Containers

What are Containers as they relate to DevOps?

A container is a standard unit of software that packages up code and all its dependencies so the application runs quickly and reliably from one computing environment to another.

Containers and virtual machines (VM) have similar resource isolation and allocation benefits. However, they function differently because containers virtualize the operating system (OS) instead of hardware. This makes containers much more portable and efficient.

Containers are an abstraction at the app layer that packages code and dependencies together. Multiple containers can run on the same machine and share the OS kernel with other containers, each running as isolated processes in user space. Containers take up less space than VMs, can handle more applications and require fewer VMs and operating systems. This is possible because container images are typically tens of MBs in size, making them much smaller than VMs.
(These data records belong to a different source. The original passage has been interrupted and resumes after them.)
+        for (int i = 0; i < TM; ++i)
+#pragma unroll
+            for (int j = 0; j < TN; ++j) {
+                eacc[i][j] = acc[i][j];
+#pragma unroll
+                for (int e = 0; e < 4; ++e) acc[i][j][e] = 0.f;
+            }
+        pending = true;
+        if (!has_next) break;
+        tile = next; bid = next_bid; m0 = next_m0;
+    }
+    vmcnt<0>();
+    tie_bset<false>(Bq[0]); tie_bset<false>(Bq[1]); tie_bset<false>(Bq[2]);
+    __builtin_amdgcn_sched_barrier(0);
+    __builtin_amdgcn_s_setprio(0);
+    BD_STAMP(1)
+    issue_params();
+    if constexpr (RES) issue_res(0);
+    static_for<0, TM>([&](auto P_) __attribute__((always_inline)) {
+        piece(P_, std::integral_constant<int, (decltype(P_)::value >= 1 ? NST : 0)>{});
+    });
+    split_overflow_report(a.ovf, amax);
+#ifdef RTOD_TIMELINE
+    BD_STAMP(4)
+    if (threadIdx.x == 0 && blockIdx.x < BD_TL_BLOCKS) {
+        unsigned long long* o = g_bandd_tl + blockIdx.x * BD_TL_N;
+        o[0] = tl_start_; o[1] = __builtin_amdgcn_s_memrealtime();
+        o[2] = 0;
+        for (int i = 0; i < 5; ++i) o[3 + i] = tl_[i];
+    }
+#endif
+}
+
+template <int BM, int MAXW>
+static int launch_bandp(const ConvArgs& a, hipStream_t s) {
+    constexpr int BN = 128, NWN = 4;
+    const int M = a.B * a.Ho * a.Wo;
+    const int gm = (M + BM - 1) / BM, gn = (a.Cout + BN - 1) / BN, nt = gm * gn;
+    if (a.Cin % 32) { set_error("launch_conv_bandp: Cin=%d not a multiple of 32", a.Cin); return RTOD_E_ARG; }
+    if ((int64_t)M * a.out_ldc * 4 >= (int64_t)OOB || (a.res && (int64_t)M * a.res_ldc * 4 >= (int64_t)OOB)) {
+        set_error("launch_conv_bandp: output or shortcut view of 2 GiB or more"); return RTOD_E_ARG;
+    }
+    ConvArgs ax = a;
+    ax.xcd_by_n = (gn % 8 == 0 && (int64_t)a.Cout * a.K > (int64_t)M * a.Cin) ? 1 : 0;
+    const int lds = 2 * (bandd_rows(BM, a.Wi) / 16 + 1) * 2048 + NWN * BP_PATCH_BYTES;
+    if (lds > 160 * 1024) { set_error("launch_conv_bandp: %d bytes of LDS", lds); return RTOD_E_ARG; }
+    int cus = device_cu_count();
+    if (cus <= 0) cus = 256;
+    int grid = std::min(nt, cus * (2 * lds <= 160 * 1024 ? 2 : 1));
+    if (a.persist_slots > 0) grid = std::min(grid, a.persist_slots);
+    auto k_res = conv_bandd_persist_kernel<BM, BN, NWN, EPI_SPLIT_RES, MAXW>;
+    auto k_plain = conv_bandd_persist_kernel<BM, BN, NWN, EPI_SPLIT, MAXW>;
+    static std::atomic<unsigned long long> attr_done{0};
+    const int mx = std::min(2 * (bandd_rows(BM, MAXW) / 16 + 1) * 2048 + NWN * BP_PATCH_BYTES, 160 * 1024);
+    if (int rc = lds_opt_in(attr_done, mx, "conv_bandd_persist", k_res, k_plain)) return rc;
+    if (a.res) hipLaunchKernelGGL(k_res, dim3(grid), dim3(NWN * 64), lds, s, ax, gm, gn);
+    else hipLaunchKernelGGL(k_plain, dim3(grid), dim3(NWN * 64), lds, s, ax, gm, gn);
+#ifdef RTOD_TIMELINE
+    {
+        static int printed = 0;
+        const int nb = grid < BD_TL_BLOCKS ? grid : BD_TL_BLOCKS;
+        if (printed < 200 && hipDeviceSynchronize() == hipSuccess) {
+            static unsigned long long h[BD_TL_BLOCKS * BD_TL_N];
+            if (hipMemcpyFromSymbol(h, HIP_SYMBOL(g_bandd_tl), sizeof(unsigned long long) * BD_TL_N * nb) == hipSuccess) {
+                unsigned long long t0 = ~0ull, t1 = 0;
+                double ph[5] = {0, 0, 0, 0, 0}, rt = 0;
+                for (int b = 0; b < nb; ++b) { if (h[b * BD_TL_N] < t0) t0 = h[b * BD_TL_N]; if (h[b * BD_TL_N + 1] > t1) t1 = h[b * BD_TL_N + 1]; }
+                for (int b = 0; b < nb; ++b) {
+                    for (int i = 0; i < 5; ++i) ph[i] += (double)h[b * BD_TL_N + 3 + i];
+                    rt += (double)(h[b * BD_TL_N + 1] - h[b * BD_TL_N]);
+                }
+                fprintf(stderr, "[timeline] bandd_persist<%d,%d> W=%d Cin=%d Cout=%d res=%d tiles=%d wgs=%d lds=%d | span %.1f us | wg mean %.1f us | kcycles/wg: own prologue %.1f tops %.1f plain bodies %.1f overlapped bodies %.1f final drain %.1f\n",
+                        BM, BN, a.Wi, a.Cin, a.Cout, a.res ? 1 : 0, nt, grid, lds, (t1 - t0) / 100.0, rt / nb / 100.0,
+                        ph[0] / nb / 1e3, ph[1] / nb / 1e3, ph[2] / nb / 1e3, ph[3] / nb / 1e3, ph[4] / nb / 1e3);
+                ++printed;
+            }
+        }
+    }
+#endif
+    return hip_fail(hipGetLastError(), "conv_bandd_persist launch");
+}
+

Software teams using containers and orchestration tend to reap the following benefits:

  • Platform independence: Build it once, run it anywhere
    • A major benefit of containers is their portability. A container wraps up an application with everything it needs to run, like configuration files and dependencies. This enables you to easily and reliably run applications on different environments such as your local desktop, physical servers, virtual servers, testing, staging, production environments and public or private clouds. This portability grants organizations a great amount of flexibility, speeds up the development process, and makes it easier to switch to another cloud environment or provider.
  • Resource efficiency and density
    • Since containers do not require a separate operating system, they use up less resources. While a VM often measures several gigabytes in size, a container usually measures only a few dozen megabytes, making it possible to run many more containers than VMs on a single server.
  • Effective isolation and resource sharing
    • Although containers run on the same server and use the same resources, they do not interact with each other. If one application crashes, other containers with the same application will keep running flawlessly and won’t experience any technical problems. This isolation also decreases security risks: If one application should be hacked or breached by malware, any resulting negative effects won’t spread to the other running containers.
  • Speed: Start, create, replicate or destroy containers in seconds
    • Containers are lightweight and start in less than a second since they do not require an operating system boot. Creating, replicating or destroying containers is also just a matter of seconds, thus greatly speeding up the development process, the time to market and the operational speed. The increased speed also offers great opportunities for improving customer experience, since it enables organisations and developers to act quickly, for example when it comes to fixing bugs or adding new features.
  • Immense and smooth scaling
    • A major benefit of containers is that they offer the possibility of horizontal scaling, meaning you can add more identical containers within a cluster to scale out. With smart scaling, where you only run the containers needed in real time, you can reduce your resource costs drastically and accelerate your return on investment. Container technology and horizontal scaling has been used by major vendors like Google, Twitter and Netflix for years now.
  • Operational simplicity
    • Containers execute application processes in isolation from the underlying host OS. This means that your host OS doesn’t need specific software to run applications, which makes it simpler to manage your host system and quickly apply updates and security patches.
  • Improved developer productivity and development pipeline
    • A container-based infrastructure offers many advantages, promoting an effective development pipeline. As mentioned before, containers ensure that applications run and work as designed locally. This elimination of environmental inconsistencies makes testing and debugging less complicated and less time-consuming since there are fewer differences between running your application on your workstation, test server or in any production environment.